**What you have to do**
Starting at the line containing "long)slot * 4, d);" and ending at the line containing "constexpr int U = 4;", print every line of the material below exactly, both ends included, and stop there.

**Records provided**
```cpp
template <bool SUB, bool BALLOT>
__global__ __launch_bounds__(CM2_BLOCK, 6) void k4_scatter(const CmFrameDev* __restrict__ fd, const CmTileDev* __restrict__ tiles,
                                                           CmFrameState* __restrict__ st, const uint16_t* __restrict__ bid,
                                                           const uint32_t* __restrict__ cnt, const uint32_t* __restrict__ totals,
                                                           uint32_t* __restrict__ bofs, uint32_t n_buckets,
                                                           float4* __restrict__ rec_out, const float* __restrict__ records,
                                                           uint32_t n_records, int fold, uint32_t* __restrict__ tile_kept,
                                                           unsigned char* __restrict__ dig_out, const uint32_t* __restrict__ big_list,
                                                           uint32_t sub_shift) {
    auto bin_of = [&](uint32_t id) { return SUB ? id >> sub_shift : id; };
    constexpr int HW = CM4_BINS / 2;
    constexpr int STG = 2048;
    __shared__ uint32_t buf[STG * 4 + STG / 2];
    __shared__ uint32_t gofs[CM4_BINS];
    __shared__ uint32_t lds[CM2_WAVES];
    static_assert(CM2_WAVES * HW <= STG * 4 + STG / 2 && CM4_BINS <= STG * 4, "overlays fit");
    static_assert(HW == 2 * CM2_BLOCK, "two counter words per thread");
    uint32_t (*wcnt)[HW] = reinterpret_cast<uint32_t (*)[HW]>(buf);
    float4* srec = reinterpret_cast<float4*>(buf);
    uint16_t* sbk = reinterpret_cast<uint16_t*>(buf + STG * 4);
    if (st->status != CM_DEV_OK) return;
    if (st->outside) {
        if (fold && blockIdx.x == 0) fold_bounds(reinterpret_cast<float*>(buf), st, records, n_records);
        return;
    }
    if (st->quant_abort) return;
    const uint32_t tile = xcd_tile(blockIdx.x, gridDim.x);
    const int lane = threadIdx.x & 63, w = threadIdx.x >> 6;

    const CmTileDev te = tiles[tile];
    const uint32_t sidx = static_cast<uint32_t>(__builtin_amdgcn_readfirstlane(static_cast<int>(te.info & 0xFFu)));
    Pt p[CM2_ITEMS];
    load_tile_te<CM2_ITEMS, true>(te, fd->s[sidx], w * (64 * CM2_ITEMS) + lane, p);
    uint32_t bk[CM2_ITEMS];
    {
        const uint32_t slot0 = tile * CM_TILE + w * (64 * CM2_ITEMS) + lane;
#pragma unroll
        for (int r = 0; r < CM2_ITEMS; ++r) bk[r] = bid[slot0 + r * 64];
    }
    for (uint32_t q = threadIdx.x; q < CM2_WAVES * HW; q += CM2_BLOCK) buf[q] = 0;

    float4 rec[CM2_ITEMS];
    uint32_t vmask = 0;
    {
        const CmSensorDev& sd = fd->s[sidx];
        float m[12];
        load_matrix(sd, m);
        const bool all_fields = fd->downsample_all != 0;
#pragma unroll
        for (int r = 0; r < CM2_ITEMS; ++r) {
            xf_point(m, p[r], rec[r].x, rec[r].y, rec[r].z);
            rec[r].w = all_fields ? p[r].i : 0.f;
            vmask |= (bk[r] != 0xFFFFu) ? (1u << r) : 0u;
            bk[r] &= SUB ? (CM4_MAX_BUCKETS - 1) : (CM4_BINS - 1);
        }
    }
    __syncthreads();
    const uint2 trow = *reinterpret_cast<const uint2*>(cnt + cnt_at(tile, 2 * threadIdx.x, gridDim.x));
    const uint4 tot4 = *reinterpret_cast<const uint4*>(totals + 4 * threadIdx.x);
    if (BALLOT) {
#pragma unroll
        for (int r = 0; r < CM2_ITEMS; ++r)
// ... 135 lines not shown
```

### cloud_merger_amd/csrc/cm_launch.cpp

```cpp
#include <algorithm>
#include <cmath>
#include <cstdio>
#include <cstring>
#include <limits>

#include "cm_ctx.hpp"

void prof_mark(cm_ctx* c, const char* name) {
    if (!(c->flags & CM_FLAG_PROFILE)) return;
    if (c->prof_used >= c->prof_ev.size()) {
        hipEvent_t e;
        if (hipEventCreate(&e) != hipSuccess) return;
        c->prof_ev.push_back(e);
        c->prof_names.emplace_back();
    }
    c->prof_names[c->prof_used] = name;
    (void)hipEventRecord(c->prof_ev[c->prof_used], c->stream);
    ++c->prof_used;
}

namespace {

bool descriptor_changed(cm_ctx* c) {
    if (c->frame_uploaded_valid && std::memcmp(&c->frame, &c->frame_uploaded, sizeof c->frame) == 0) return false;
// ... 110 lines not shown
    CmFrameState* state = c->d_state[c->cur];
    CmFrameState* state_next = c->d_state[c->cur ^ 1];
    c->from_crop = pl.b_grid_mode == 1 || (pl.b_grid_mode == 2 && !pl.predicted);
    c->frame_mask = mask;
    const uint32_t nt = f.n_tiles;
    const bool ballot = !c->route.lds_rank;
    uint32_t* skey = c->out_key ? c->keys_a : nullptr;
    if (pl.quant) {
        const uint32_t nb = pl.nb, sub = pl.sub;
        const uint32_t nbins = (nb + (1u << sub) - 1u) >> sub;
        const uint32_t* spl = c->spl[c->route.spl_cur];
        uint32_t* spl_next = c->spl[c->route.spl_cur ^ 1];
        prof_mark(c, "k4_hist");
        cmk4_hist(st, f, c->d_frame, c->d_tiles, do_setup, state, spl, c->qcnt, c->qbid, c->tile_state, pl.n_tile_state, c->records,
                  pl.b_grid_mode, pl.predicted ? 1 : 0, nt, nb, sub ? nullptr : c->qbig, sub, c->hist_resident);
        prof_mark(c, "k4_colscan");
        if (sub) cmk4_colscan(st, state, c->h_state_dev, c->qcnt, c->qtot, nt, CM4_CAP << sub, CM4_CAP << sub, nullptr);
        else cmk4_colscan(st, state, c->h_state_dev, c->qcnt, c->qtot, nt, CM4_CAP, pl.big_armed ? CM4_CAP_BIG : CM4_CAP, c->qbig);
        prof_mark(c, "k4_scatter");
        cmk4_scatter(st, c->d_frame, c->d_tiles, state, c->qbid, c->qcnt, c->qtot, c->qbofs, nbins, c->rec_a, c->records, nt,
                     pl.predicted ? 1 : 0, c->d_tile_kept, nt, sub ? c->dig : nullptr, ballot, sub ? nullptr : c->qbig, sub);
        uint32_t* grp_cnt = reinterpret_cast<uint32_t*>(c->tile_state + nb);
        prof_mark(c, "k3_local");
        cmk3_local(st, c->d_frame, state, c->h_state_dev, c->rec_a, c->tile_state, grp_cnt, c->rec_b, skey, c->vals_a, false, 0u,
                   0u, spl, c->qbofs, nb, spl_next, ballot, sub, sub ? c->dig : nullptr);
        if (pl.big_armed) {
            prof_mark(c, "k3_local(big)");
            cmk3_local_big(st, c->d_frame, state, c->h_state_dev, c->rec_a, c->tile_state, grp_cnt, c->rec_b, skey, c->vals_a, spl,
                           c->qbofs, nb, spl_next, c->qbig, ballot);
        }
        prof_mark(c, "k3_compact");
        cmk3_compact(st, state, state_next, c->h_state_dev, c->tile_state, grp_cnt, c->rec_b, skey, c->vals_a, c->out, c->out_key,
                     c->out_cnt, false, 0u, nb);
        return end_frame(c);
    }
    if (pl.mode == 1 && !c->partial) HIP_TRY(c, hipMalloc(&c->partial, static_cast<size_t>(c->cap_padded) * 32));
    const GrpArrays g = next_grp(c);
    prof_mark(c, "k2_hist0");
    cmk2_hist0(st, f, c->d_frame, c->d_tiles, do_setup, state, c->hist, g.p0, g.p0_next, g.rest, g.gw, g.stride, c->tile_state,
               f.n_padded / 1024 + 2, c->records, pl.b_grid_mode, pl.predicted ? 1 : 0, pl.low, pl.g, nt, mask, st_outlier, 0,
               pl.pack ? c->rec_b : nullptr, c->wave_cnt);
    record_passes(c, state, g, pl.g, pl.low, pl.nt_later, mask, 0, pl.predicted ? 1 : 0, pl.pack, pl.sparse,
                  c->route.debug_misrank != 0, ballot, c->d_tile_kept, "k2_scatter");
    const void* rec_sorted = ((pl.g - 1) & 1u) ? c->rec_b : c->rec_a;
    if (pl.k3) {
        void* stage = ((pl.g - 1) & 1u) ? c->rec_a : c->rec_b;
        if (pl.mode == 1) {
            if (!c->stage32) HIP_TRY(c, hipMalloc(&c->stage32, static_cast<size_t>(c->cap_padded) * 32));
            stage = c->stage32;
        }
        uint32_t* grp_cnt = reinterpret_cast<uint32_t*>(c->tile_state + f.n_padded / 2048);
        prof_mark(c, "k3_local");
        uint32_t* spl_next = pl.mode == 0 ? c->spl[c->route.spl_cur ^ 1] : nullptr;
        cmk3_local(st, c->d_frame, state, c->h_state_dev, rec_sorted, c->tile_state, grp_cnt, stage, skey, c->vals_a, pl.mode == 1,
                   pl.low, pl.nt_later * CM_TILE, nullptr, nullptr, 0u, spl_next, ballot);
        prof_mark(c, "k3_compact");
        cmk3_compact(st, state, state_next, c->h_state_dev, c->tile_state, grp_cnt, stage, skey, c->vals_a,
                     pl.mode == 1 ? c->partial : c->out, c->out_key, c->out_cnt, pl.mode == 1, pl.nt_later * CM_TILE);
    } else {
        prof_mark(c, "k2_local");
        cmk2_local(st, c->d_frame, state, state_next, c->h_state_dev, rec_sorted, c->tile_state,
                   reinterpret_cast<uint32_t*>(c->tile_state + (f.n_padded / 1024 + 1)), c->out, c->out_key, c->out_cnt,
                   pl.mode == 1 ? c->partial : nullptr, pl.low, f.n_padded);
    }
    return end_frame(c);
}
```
...
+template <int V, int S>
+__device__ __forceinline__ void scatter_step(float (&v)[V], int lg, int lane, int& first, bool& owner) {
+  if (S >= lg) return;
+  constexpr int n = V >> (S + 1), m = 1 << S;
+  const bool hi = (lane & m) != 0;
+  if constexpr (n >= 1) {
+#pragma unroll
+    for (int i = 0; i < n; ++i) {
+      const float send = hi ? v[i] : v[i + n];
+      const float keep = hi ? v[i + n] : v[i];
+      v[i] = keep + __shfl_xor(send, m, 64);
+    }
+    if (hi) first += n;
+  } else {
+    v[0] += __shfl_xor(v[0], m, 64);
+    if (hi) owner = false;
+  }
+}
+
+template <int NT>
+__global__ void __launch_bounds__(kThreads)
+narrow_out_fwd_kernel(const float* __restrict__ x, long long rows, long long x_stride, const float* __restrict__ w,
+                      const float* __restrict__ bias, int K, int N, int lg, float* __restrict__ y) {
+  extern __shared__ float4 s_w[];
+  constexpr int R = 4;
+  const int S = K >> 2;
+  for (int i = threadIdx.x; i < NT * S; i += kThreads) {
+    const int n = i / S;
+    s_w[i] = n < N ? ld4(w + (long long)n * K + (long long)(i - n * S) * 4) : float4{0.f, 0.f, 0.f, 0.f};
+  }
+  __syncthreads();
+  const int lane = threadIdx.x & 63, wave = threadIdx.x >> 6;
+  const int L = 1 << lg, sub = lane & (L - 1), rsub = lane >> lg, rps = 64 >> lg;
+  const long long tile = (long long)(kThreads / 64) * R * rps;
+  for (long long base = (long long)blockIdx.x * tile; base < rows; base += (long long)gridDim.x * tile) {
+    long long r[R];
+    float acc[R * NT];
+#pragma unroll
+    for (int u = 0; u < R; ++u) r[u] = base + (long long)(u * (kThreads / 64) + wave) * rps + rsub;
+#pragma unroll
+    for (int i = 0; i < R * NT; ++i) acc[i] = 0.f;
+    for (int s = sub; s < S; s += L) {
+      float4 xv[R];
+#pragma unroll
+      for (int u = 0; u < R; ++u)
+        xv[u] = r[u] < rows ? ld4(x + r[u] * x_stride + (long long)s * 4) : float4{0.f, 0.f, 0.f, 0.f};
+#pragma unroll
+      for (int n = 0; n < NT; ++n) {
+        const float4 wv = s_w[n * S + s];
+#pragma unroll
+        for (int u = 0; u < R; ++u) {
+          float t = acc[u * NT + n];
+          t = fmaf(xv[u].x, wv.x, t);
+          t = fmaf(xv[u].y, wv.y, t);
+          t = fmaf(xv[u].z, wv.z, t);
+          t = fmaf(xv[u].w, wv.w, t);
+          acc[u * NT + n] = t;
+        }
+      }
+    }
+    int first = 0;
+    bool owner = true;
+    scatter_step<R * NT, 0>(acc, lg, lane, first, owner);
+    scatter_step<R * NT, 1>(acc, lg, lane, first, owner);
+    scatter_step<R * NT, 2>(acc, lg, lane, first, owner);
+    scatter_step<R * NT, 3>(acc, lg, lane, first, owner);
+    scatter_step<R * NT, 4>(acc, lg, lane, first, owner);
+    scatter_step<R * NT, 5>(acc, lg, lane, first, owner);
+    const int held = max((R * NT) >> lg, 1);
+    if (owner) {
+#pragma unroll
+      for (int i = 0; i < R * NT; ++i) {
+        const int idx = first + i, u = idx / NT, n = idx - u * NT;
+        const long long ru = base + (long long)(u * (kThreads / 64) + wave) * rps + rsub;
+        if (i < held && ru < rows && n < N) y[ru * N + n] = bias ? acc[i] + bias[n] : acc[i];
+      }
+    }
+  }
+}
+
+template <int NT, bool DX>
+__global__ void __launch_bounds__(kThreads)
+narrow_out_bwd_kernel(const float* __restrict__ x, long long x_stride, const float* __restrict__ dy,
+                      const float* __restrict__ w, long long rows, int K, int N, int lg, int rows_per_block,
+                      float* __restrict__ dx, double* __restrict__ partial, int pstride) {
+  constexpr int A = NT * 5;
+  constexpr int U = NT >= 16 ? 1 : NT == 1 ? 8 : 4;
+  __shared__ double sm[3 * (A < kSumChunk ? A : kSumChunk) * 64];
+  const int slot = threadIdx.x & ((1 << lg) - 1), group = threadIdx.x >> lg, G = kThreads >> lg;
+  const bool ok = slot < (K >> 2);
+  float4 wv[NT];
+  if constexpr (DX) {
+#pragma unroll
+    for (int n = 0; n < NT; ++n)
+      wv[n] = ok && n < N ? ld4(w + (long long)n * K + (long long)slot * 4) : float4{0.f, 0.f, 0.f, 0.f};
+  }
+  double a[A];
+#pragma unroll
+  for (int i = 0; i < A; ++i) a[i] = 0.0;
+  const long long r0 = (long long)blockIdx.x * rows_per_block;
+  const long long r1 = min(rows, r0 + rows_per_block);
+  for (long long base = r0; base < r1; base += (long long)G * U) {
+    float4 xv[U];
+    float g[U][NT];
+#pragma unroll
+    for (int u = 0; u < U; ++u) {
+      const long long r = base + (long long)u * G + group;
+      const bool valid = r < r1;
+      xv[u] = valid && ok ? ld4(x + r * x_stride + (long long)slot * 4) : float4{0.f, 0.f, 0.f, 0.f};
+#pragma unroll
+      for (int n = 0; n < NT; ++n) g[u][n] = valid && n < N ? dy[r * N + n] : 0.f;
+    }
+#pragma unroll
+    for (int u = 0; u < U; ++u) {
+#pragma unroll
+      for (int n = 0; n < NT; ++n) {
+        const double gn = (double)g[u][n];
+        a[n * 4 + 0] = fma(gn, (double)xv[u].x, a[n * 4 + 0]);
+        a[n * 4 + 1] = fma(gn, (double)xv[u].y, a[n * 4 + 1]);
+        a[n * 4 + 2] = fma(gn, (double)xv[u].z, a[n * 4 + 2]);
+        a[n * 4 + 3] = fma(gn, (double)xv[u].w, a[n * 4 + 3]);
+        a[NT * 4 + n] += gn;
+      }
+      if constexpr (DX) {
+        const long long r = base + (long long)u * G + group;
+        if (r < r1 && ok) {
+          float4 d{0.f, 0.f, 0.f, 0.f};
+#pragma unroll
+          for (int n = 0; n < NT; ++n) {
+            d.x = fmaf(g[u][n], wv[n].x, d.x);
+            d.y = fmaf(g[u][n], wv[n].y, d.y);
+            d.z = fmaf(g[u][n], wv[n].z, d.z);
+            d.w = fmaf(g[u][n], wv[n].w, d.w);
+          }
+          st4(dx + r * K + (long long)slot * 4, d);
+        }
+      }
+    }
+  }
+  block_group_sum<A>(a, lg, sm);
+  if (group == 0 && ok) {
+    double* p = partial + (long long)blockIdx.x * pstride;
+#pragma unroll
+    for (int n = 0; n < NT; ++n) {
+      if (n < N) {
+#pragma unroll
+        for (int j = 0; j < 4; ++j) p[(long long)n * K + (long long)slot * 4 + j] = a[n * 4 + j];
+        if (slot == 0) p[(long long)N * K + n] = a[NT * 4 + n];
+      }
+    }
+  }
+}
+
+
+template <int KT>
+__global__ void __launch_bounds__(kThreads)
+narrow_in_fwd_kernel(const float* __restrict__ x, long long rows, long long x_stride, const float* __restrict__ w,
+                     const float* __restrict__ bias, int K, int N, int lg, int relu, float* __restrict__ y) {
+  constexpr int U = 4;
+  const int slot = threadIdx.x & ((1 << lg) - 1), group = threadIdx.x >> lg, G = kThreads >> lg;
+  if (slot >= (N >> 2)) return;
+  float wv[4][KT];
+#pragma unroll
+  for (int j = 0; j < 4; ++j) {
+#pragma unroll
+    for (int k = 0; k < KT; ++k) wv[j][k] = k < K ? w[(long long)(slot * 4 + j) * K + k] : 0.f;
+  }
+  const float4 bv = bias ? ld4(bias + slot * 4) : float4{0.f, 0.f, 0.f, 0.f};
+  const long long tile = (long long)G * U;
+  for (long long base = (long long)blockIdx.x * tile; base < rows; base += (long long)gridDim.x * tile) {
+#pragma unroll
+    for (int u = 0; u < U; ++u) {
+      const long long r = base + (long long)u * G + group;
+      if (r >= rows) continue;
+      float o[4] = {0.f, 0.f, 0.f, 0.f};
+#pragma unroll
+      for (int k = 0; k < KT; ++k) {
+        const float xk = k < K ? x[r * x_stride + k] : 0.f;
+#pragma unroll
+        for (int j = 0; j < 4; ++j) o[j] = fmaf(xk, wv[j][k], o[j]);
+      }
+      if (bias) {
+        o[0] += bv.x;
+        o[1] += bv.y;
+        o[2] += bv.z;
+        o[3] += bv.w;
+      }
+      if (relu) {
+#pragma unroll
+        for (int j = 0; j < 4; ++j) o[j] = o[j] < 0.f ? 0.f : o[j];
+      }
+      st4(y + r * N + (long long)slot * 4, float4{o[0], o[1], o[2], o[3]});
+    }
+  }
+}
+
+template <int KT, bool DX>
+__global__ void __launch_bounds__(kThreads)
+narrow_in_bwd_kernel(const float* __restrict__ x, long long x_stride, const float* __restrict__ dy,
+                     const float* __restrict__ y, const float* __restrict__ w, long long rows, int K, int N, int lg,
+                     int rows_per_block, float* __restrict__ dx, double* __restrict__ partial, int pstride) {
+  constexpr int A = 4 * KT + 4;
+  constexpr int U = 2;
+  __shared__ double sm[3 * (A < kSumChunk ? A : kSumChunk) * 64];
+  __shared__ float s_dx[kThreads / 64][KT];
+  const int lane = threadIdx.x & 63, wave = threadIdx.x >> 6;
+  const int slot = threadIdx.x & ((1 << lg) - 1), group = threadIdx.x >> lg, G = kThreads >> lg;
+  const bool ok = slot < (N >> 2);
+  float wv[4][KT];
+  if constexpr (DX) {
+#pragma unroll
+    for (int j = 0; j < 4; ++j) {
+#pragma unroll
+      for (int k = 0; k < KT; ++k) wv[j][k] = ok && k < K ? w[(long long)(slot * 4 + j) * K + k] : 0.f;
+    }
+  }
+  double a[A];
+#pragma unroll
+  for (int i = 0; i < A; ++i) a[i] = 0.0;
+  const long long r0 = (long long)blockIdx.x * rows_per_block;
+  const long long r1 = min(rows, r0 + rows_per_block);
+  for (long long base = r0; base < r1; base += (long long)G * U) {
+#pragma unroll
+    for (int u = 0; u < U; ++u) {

**Exercise answer**
+          st4(dx + r * K + (long long)slot * 4, d);
+        }
+      }
+    }
+  }
+  block_group_sum<A>(a, lg, sm);
+  if (group == 0 && ok) {
+    double* p = partial + (long long)blockIdx.x * pstride;
+#pragma unroll
+    for (int n = 0; n < NT; ++n) {
+      if (n < N) {
+#pragma unroll
+        for (int j = 0; j < 4; ++j) p[(long long)n * K + (long long)slot * 4 + j] = a[n * 4 + j];
+        if (slot == 0) p[(long long)N * K + n] = a[NT * 4 + n];
+      }
+    }
+  }
+}
+
+
+template <int KT>
+__global__ void __launch_bounds__(kThreads)
+narrow_in_fwd_kernel(const float* __restrict__ x, long long rows, long long x_stride, const float* __restrict__ w,
+                     const float* __restrict__ bias, int K, int N, int lg, int relu, float* __restrict__ y) {
+  constexpr int U = 4;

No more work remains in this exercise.